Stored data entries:
########

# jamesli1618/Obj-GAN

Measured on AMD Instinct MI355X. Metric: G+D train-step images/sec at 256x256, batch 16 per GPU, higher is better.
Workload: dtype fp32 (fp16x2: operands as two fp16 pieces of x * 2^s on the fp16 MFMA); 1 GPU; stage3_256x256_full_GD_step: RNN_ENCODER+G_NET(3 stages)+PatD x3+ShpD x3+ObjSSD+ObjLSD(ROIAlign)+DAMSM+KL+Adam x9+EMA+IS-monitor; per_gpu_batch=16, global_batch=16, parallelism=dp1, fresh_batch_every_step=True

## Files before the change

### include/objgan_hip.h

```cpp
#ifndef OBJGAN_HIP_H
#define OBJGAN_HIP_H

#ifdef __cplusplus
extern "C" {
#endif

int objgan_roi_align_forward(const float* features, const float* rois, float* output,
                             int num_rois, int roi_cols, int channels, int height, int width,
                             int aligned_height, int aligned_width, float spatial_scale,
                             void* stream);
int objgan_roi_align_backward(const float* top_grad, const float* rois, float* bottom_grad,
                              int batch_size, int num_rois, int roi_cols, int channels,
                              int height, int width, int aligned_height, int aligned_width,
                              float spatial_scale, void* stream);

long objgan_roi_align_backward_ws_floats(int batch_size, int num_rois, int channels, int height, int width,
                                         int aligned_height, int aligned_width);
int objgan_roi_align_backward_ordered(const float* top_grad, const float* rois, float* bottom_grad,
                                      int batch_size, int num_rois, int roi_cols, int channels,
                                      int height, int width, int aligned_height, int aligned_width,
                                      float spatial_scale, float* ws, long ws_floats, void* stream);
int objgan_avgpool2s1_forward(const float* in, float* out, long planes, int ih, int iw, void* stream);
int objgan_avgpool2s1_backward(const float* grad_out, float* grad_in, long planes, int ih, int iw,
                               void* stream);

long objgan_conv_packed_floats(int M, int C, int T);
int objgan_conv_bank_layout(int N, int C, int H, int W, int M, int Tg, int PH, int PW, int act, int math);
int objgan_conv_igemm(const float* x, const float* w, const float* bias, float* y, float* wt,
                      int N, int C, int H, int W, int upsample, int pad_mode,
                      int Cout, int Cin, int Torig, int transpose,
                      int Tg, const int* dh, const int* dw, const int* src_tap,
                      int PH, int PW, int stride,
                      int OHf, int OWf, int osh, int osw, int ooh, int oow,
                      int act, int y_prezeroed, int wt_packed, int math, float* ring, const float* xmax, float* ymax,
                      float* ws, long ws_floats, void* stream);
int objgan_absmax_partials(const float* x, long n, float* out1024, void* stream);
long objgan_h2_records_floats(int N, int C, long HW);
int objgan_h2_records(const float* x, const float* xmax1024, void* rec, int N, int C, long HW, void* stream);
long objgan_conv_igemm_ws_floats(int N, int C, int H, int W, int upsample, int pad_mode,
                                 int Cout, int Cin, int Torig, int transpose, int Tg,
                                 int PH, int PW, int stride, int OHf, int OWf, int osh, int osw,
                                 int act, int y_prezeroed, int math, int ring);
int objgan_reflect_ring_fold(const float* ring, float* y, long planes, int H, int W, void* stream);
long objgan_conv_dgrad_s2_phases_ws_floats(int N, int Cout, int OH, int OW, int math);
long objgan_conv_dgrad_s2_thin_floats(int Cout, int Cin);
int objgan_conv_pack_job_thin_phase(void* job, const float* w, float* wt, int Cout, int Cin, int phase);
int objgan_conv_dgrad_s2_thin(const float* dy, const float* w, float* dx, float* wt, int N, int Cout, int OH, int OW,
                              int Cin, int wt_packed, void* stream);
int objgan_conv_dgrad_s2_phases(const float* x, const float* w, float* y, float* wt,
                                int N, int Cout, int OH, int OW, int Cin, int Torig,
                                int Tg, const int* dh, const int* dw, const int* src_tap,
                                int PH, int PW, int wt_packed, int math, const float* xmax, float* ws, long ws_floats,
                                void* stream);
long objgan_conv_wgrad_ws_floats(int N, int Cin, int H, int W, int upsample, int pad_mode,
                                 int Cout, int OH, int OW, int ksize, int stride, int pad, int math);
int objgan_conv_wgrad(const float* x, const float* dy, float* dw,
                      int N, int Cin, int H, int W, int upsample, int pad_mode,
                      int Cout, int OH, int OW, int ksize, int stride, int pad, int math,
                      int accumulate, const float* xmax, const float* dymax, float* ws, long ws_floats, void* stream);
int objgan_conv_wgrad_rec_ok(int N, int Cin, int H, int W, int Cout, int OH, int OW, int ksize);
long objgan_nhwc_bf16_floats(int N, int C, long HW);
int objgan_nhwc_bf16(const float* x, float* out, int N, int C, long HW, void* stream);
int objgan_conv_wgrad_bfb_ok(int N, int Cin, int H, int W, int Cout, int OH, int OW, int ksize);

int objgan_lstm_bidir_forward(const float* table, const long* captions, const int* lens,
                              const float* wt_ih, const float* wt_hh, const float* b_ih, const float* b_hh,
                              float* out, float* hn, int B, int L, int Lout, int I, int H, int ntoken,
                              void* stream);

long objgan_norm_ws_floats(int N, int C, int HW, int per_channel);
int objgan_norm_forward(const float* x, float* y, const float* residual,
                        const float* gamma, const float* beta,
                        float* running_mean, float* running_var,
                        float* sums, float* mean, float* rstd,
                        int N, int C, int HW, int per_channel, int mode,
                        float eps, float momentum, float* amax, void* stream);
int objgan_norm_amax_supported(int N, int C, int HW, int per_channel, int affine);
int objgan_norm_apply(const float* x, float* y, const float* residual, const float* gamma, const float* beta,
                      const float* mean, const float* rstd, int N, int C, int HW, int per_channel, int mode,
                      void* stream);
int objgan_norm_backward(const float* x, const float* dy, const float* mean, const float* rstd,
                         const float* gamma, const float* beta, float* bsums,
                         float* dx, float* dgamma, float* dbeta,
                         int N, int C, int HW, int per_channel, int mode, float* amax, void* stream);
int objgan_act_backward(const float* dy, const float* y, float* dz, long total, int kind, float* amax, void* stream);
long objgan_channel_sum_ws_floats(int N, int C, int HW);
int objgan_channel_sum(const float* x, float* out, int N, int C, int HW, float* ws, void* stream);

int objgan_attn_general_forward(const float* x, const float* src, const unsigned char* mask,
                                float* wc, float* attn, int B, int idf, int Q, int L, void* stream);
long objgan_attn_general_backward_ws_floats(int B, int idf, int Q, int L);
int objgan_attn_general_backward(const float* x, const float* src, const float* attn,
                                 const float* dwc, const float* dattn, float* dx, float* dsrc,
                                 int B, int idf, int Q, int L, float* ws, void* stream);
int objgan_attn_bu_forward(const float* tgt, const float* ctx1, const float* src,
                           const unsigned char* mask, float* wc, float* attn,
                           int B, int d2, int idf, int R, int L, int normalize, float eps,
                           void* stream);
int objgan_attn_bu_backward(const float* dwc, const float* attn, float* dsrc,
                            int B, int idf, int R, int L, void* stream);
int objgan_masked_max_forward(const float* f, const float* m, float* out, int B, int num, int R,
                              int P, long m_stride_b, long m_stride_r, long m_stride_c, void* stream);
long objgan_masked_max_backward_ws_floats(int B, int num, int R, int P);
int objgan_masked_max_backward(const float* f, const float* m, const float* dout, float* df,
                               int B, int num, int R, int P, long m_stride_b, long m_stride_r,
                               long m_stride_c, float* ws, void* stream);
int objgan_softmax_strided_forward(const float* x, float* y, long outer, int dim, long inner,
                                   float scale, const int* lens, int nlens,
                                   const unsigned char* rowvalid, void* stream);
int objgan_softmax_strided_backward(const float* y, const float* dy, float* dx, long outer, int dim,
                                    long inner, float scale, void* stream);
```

########

Work required: Checking each line above, count the ones that hold the word "planes" and state the total alone.

Exercise result: 3